| WHAT TO PRODUCE |
Read through the data, and wherever a line holds the word "shown", write that line out.

---------- RECORDS FOR PROCESSING ----------

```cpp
__global__ void __launch_bounds__(QD_BLOCK)
k_outlier(QdGeom G, const double* __restrict__ uo, const double* __restrict__ vo, double* __restrict__ uo_out,
          double* __restrict__ vo_out, double* __restrict__ eta, double cap, double eta_cap, int mean4) {
    const QdTile tl = qd_tile();
// ... 259 lines not shown
        QdScope sc(c, "ocean_qnet");
        QdColP P = qd_make_colp_driver(c, dt);
        double*& cl = c->cloud_eff_valid ? F[QD_F_CLOUD_EFF] : F[QD_F_CLOUD];
        const int m = qd_plan(c, {QD_IN(F[QD_F_ISR], 0), QD_IN(F[QD_F_ALBEDO], 0), QD_IN(cl, 0), QD_IN(F[QD_F_TS], 0),
                                  QD_IN(F[QD_F_H], 0), QD_IN(F[QD_F_U], 0), QD_IN(F[QD_F_V], 0), QD_IN(F[QD_F_HICE], 0),
                                  QD_IN(F[QD_F_LH], 0)});
        if (m < 0) return -1;
        QD_ROWS(c, m, G, hipLaunchKernelGGL(k_qnet, qd_grid2d(G), blk, 0, c->stream, G, P, F[QD_F_ISR], F[QD_F_ALBEDO], cl,
                                            F[QD_F_TS], F[QD_F_H], F[QD_F_U], F[QD_F_V], c->land, F[QD_F_HICE], F[QD_F_LH],
                                            F[QD_F_QNET], c->icemask));
        qd_mark(c, {F[QD_F_QNET], c->icemask}, m);
        use_ice_mask = 1;
        return 0;
    };
    if (compute_qnet && band && launch_qnet()) return -1;
    double*& taux = c->scratch[14];
    double*& tauy = c->scratch[15];
    int n_sub;
    bool band_fix_stats = false;
    {
        QdScope sc(c, "ocean_stress");
        const int m = qd_plan(c, {QD_IN(F[QD_F_U], 0), QD_IN(F[QD_F_V], 0), QD_IN(F[QD_F_UO], 0), QD_IN(F[QD_F_VO], 0)});
        if (m < 0) return -1;
        QdSegs S = qd_segments(c, m);
        double maxVa = 0.0, maxUo = 0.0;
        if (!band) {
            const QdGeom& G = S.g[0];
            c->eta_seq += 1.0;
            bool merged_final = false;
            if (c->final_pending.on) {
                if (!compute_qnet) return qd_fail(c, "ocean step: a deferred k_final needs compute_qnet");
                c->final_pending.on = 0;
                QdFqsArgs A;
                A.cosl = c->tabs.cos6; A.dt = c->final_pending.dt; A.a = p.a; A.dlat = c->dlat; A.dlon = c->dlon;
                A.decay = c->final_pending.decay; A.dfac = c->final_pending.dfac;
                A.u = F[QD_F_U]; A.v = F[QD_F_V]; A.h = F[QD_F_H]; A.Ts = F[QD_F_TS]; A.q = F[QD_F_Q];
                A.cloud_in = F[QD_F_CLOUD]; A.cloud_out = qd_scratch(c, 0);
                A.isr = F[QD_F_ISR]; A.albedo = F[QD_F_ALBEDO]; A.cloud_eff = c->cloud_eff_valid ? F[QD_F_CLOUD_EFF] : nullptr;
                A.hice = F[QD_F_HICE]; A.LH = F[QD_F_LH]; A.land = c->land; A.qnet = F[QD_F_QNET]; A.icemask = c->icemask;
                A.uo = F[QD_F_UO]; A.vo = F[QD_F_VO]; A.vcap = p.vcap; A.rhoCD = p.rho_a_ocean * p.CD; A.tau_scale = p.tau_scale;
                A.taux = taux; A.tauy = tauy;
                A.dev_wg = c->wgmax; A.n_wg = c->n_wgmax;
                merged_final = true;
                hipLaunchKernelGGL(k_final_qnet_stress, qd_grid2d(G), blk, 0, c->stream, G, qd_make_colp_driver(c, dt), A);
                hipLaunchKernelGGL(k_max2_publish, dim3(1), dim3(1024), 0, c->stream, c->wgmax, c->n_wgmax, c->hpin + 58, c->fix_count);
                qd_swap(c, QD_F_CLOUD, 0);
                use_ice_mask = 1;
            } else {
            hipLaunchKernelGGL(k_stress_max, dim3(1, G.nrows), blk, 0, c->stream, G, F[QD_F_U], F[QD_F_V], F[QD_F_UO],
                               F[QD_F_VO], p.vcap, p.rho_a_ocean * p.CD, p.tau_scale, taux, tauy, c->hpin_rows,
                               c->hpin_rows + (size_t)2 * G0.lrows(), c->eta_seq);
            qd_mark(c, {taux, tauy}, m);
            if (compute_qnet && launch_qnet()) return -1;
            }
            if (c->before_cfl_wait) {
                std::function<int()> fn = std::move(c->before_cfl_wait);
                c->before_cfl_wait = nullptr;
                if (c->side_stream_on && c->timing != 1 && !c->ocn_fused) {
                    QD_HIP(c, hipEventRecord(c->side_fork, c->stream));
                    QD_HIP(c, hipStreamWaitEvent(c->side_stream, c->side_fork, 0));
                    std::swap(c->stream, c->side_stream);
                    const int r = fn();
                    std::swap(c->stream, c->side_stream);
                    if (r) return -1;
                    QD_HIP(c, hipEventRecord(c->side_done, c->side_stream));
                    c->side_pending = true;
                } else if (fn()) return -1;
// ... 208 lines not shown
                const bool folded = qd_peer_fold_begin(c, &pf);
                if (fix_now && S.n == 1) { A.fix_count = c->fix_count; A.fix_list = c->fix_list; }
                for (int k = 0; k < S.n; ++k) {
                    const QdGeom& Gs = S.g[k];
                    const bool owned = Gs.row0 <= c->own_row0 && c->own_row0 < Gs.row0 + Gs.nrows;
                    A.acc = owned ? c->eta_acc : nullptr;
                    A.pf = owned ? pf : QdPeerFold();
                    A.partial = c->red_partial + off;
                    if (qd_launch_ocn_tail(c, Gs, A)) return -1;
                    off += (size_t)qd_ocn_tail_tiles(c, Gs);
                }
                if (!folded && qd_allreduce_sum_deferred(c, c->dscal + QD_S_ETA_MEAN)) return -1;
                if (A.fix_count) qd_mark(c, {F[QD_F_ETA], A.Ts_out, F[QD_F_UO], F[QD_F_VO]}, m);
                else qd_mark(c, {F[QD_F_ETA], A.Ts_out, A.uo_out, A.vo_out}, m);
            } else {
            if (fix_now) { A.fix_count = c->fix_count; A.fix_list = c->fix_list; }
            if (qd_launch_ocn_tail(c, Gown, A)) return -1;
            if (!tail_acc)
                hipLaunchKernelGGL(k_eta_mean_tail, dim3(1), dim3(256), 0, c->stream, c->red_partial, qd_ocn_tail_tiles(c, Gown), c->wsum_ocean,
                                   c->dscal + QD_S_ETA_MEAN);
            }
            qd_swap(c, QD_F_SST, 1);
            if (!A.fix_count) { qd_swap(c, QD_F_UO, 2); qd_swap(c, QD_F_VO, 3); }
        } else if (c->use_fused) {
            QdScope sc(c, "ocean_cont_sst");
            bool band_raw_mean = false;
            const int m = qd_plan(c, {QD_IN(F[QD_F_UO], 1), QD_IN(F[QD_F_VO], 1), QD_IN(F[QD_F_ETA], 0), QD_IN(F[QD_F_SST], Ro)});
            if (m < 0) return -1;
            double* T1 = qd_scratch(c, 0);
            const int own0 = c->own_row0, own1 = c->own_row0 + c->own_nrows;
            const int has_ocean = c->wsum_ocean > 0.0 ? 1 : 0;
            if (!band) {
                const dim3 g2 = qd_grid2d(Gown);
                hipLaunchKernelGGL(k_cont_sstadv, g2, blk, 0, c->stream, Gown, c->tabs, p.a, c->dlat, c->dlon, -sub_dt * H, sub_dt,
                                   p.ocean_adv_alpha, F[QD_F_UO], F[QD_F_VO], c->land, F[QD_F_ETA], F[QD_F_SST], T1, own0, own1,
                                   c->red_partial, (unsigned long long*)nullptr, 0.0, (double*)nullptr);
                if (!defer_eta)
                    hipLaunchKernelGGL(k_eta_mean, dim3(1), blk, 0, c->stream, c->red_partial, (int)(g2.x * g2.y), c->wsum_ocean,
                                       c->dscal + QD_S_ETA_MEAN);
            } else {
                QdSegs S = qd_segments(c, m);
                size_t off = 0;
                for (int k = 0; k < S.n; ++k) {
                    hipLaunchKernelGGL(k_cont_sstadv, qd_grid2d(S.g[k]), blk, 0, c->stream, S.g[k], c->tabs, p.a, c->dlat, c->dlon,
                                       -sub_dt * H, sub_dt, p.ocean_adv_alpha, F[QD_F_UO], F[QD_F_VO], c->land, F[QD_F_ETA],
                                       F[QD_F_SST], T1, own0, own1, c->red_partial + off, (unsigned long long*)nullptr, 0.0,
                                       (double*)nullptr);
                    off += (size_t)S.g[k].nrows * qd_grid2d(S.g[k]).x;
                }
                if (band_defer) {
                    c->eta_seq += 1.0;
                    hipLaunchKernelGGL(k_eta_mean, dim3(1), blk, 0, c->stream, c->red_partial, (int)off, -1.0, c->hpin + 40, c->eta_seq);
                } else {
                hipLaunchKernelGGL(k_eta_mean, dim3(1), blk, 0, c->stream, c->red_partial, (int)off, -1.0, c->dscal + QD_S_ETA_MEAN);
                if (qd_allreduce_f64(c, c->dscal + QD_S_ETA_MEAN, 1, 0)) return -1;
                band_raw_mean = !defer_eta;
                if (!band_raw_mean)
                    hipLaunchKernelGGL(k_eta_mean_post, dim3(1), dim3(64), 0, c->stream, c->dscal + QD_S_ETA_MEAN, c->wsum_ocean);
                }
            }
            qd_mark(c, {T1, F[QD_F_ETA]}, m);
            double*& T1s = c->scratch[0];
            double* T2 = qd_scratch(c, 1);
            const int m2 = qd_plan(c, {QD_IN(T1s, 2), QD_IN(F[QD_F_QNET], 0), QD_IN8(c->icemask, 0), QD_IN(F[QD_F_UO], 1),
                                       QD_IN(F[QD_F_VO], 1), QD_IN(F[QD_F_ETA], 0)});
            if (m2 < 0) return -1;
            double* u2 = qd_scratch(c, 2); double* v2 = qd_scratch(c, 3);
            QD_ROWS(c, m2, G, hipLaunchKernelGGL(k_sst_outlier_fused, qd_grid2d(G), blk, 0, c->stream, G, c->tabs, c->dlat,
                                                 c->dlon, p.a, HP, c->scratch[0], T2, F[QD_F_QNET], c->land, c->icemask,
                                                 F[QD_F_UO], F[QD_F_VO], u2, v2, F[QD_F_ETA], p.ocean_max_u, p.eta_cap,
                                                 p.ocean_outlier == 0 ? 1 : 0,
                                                 has_ocean ? c->dscal + QD_S_ETA_MEAN : (const double*)nullptr,
                                                 c->red_partial, band_defer ? 0 : (band_raw_mean ? -1 : (int)(qd_grid2d(Gown).x * qd_grid2d(Gown).y)), c->wsum_ocean,
                                                 band_defer ? c->dscal + QD_S_TMP1 : (defer_eta ? c->dscal + QD_S_ETA_MEAN : (double*)nullptr)));
            qd_mark(c, {T2, u2, v2, F[QD_F_ETA]}, m2);
            if (band_defer) {
                if (qd_wait_host_flag(c, c->hpin + 41, c->eta_seq, "ocean sub-step: the eta sum never arrived")) return -1;
                double sum = c->hpin[40];
                if (qd_host_allreduce(c, &sum, 1, 0)) return -1;
                c->hpin[42] = sum / (c->wsum_ocean + 1e-15);
            }
            qd_swap(c, QD_F_SST, 1); qd_swap(c, QD_F_UO, 2); qd_swap(c, QD_F_VO, 3);
        } else {
        {
            QdScope sc(c, "ocean_continuity");
            const int m = qd_plan(c, {QD_IN(F[QD_F_UO], 1), QD_IN(F[QD_F_VO], 1), QD_IN(F[QD_F_ETA], 0)});
            if (m < 0) return -1;
            if (band && m > 0) {
                QdSegs S = qd_segments(c, m);
                for (int k = 0; k < S.n; ++k) {
                    QdGeom G = S.g[k];
                    const int own0 = c->own_row0, own1 = c->own_row0 + c->own_nrows;
                    int a0 = G.row0, a1 = G.row0 + G.nrows;
                    auto run = [&](int r0, int r1) {
                        if (r1 <= r0) return;
                        QdGeom g2 = G; g2.row0 = r0; g2.nrows = r1 - r0;
                        hipLaunchKernelGGL(k_continuity, dim3(1, g2.nrows), blk, 0, c->stream, g2, c->tabs, p.a, c->dlat, c->dlon,
                                           -sub_dt * H, F[QD_F_UO], F[QD_F_VO], c->land, F[QD_F_ETA],
                                           c->red_partial + (size_t)G0.lrows());
                    };
                    if (a1 <= own0 || a0 >= own1) run(a0, a1);
                    else { run(a0, std::max(a0, own0)); run(std::min(a1, own1), a1); }
                }
            }
            hipLaunchKernelGGL(k_continuity, rows, blk, 0, c->stream, Gown, c->tabs, p.a, c->dlat, c->dlon, -sub_dt * H,
                               F[QD_F_UO], F[QD_F_VO], c->land, F[QD_F_ETA], c->red_partial);
            qd_mark(c, {F[QD_F_ETA]}, m);
            if (band) {
                hipLaunchKernelGGL(k_eta_mean, dim3(1), blk, 0, c->stream, c->red_partial, Gown.nrows, -1.0,
                                   c->dscal + QD_S_ETA_MEAN);
                if (qd_allreduce_f64(c, c->dscal + QD_S_ETA_MEAN, 1, 0)) return -1;
                hipLaunchKernelGGL(k_eta_mean_post, dim3(1), dim3(64), 0, c->stream, c->dscal + QD_S_ETA_MEAN, c->wsum_ocean);
            } else {
                hipLaunchKernelGGL(k_eta_mean, dim3(1), blk, 0, c->stream, c->red_partial, Gown.nrows, c->wsum_ocean,
                                   c->dscal + QD_S_ETA_MEAN);
            }
        }
        {
            QdScope sc(c, "ocean_sst");
            const int m1 = qd_plan(c, {QD_IN(F[QD_F_SST], Ro), QD_IN(F[QD_F_UO], 0), QD_IN(F[QD_F_VO], 0), QD_IN(F[QD_F_ETA], 0)});
            if (m1 < 0) return -1;
            double* T1 = qd_scratch(c, 0);
            QD_ROWS(c, m1, G, hipLaunchKernelGGL(k_sst_advect, qd_grid2d(G), blk, 0, c->stream, G, c->tabs.cos05, sub_dt, p.a,
                                                 c->dlat, c->dlon, F[QD_F_UO], F[QD_F_VO], F[QD_F_SST], T1, p.ocean_adv_alpha,
                                                 F[QD_F_ETA], c->dscal + QD_S_ETA_MEAN, c->wsum_ocean > 0.0 ? 1 : 0));
            qd_mark(c, {T1, F[QD_F_ETA]}, m1);
            double*& T1s = c->scratch[0];
            double* T2 = qd_scratch(c, 1);
            const int m2 = qd_plan(c, {QD_IN(T1s, 2), QD_IN(F[QD_F_QNET], 0), QD_IN8(c->icemask, 0)});
            if (m2 < 0) return -1;
            QD_ROWS(c, m2, G, hipLaunchKernelGGL(k_sst_diffuse_heat, qd_grid2d(G), blk, 0, c->stream, G, c->tabs.cos05,
                                                 c->dlat, c->dlon, p.a, HP, c->scratch[0], T2, F[QD_F_QNET], c->land,
                                                 c->icemask));
            qd_mark(c, {T2}, m2);
            qd_swap(c, QD_F_SST, 1);
        }
        }
        if (!c->use_fused) {
            QdScope sc(c, "ocean_outlier");
            const int m = qd_plan(c, {QD_IN(F[QD_F_UO], 1), QD_IN(F[QD_F_VO], 1), QD_IN(F[QD_F_ETA], 0)});
            if (m < 0) return -1;
            double* u2 = qd_scratch(c, 2); double* v2 = qd_scratch(c, 3);
            QD_ROWS(c, m, G, hipLaunchKernelGGL(k_outlier, qd_grid2d(G), blk, 0, c->stream, G, F[QD_F_UO], F[QD_F_VO], u2, v2,
                                                F[QD_F_ETA], p.ocean_max_u, p.eta_cap, p.ocean_outlier == 0 ? 1 : 0));
            qd_mark(c, {u2, v2, F[QD_F_ETA]}, m);
            qd_swap(c, QD_F_UO, 2); qd_swap(c, QD_F_VO, 3);
        }
    }
    if (qd_allreduce_flush(c)) return -1;
    if (c->budget_fire != 0.0 && qd_budget_ocean_energy(c, dt, use_ice_mask)) return -1;
    {
        QdScope sc(c, "ocean_finish");
        if (!band && p.ocean_polar_fix && c->merge_pointwise) {
            hipLaunchKernelGGL(k_polar_clamp_inject, qd_grid2d(G0), blk, 0, c->stream, G0, c->tabs, F[QD_F_SST], F[QD_F_UO], F[QD_F_VO],
                               p.ts_min, p.ts_max, inject_sst, c->land, c->icemask, use_ice_mask ? 1 : 0, F[QD_F_TS],
                               (defer_eta && n_sub > 0) ? F[QD_F_ETA] : (double*)nullptr, mean_ptr, p.eta_cap);
            return 0;
// ... 18 lines not shown
```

----------

| RESPONSE TO THIS TASK |
// ... 259 lines not shown
// ... 208 lines not shown
// ... 18 lines not shown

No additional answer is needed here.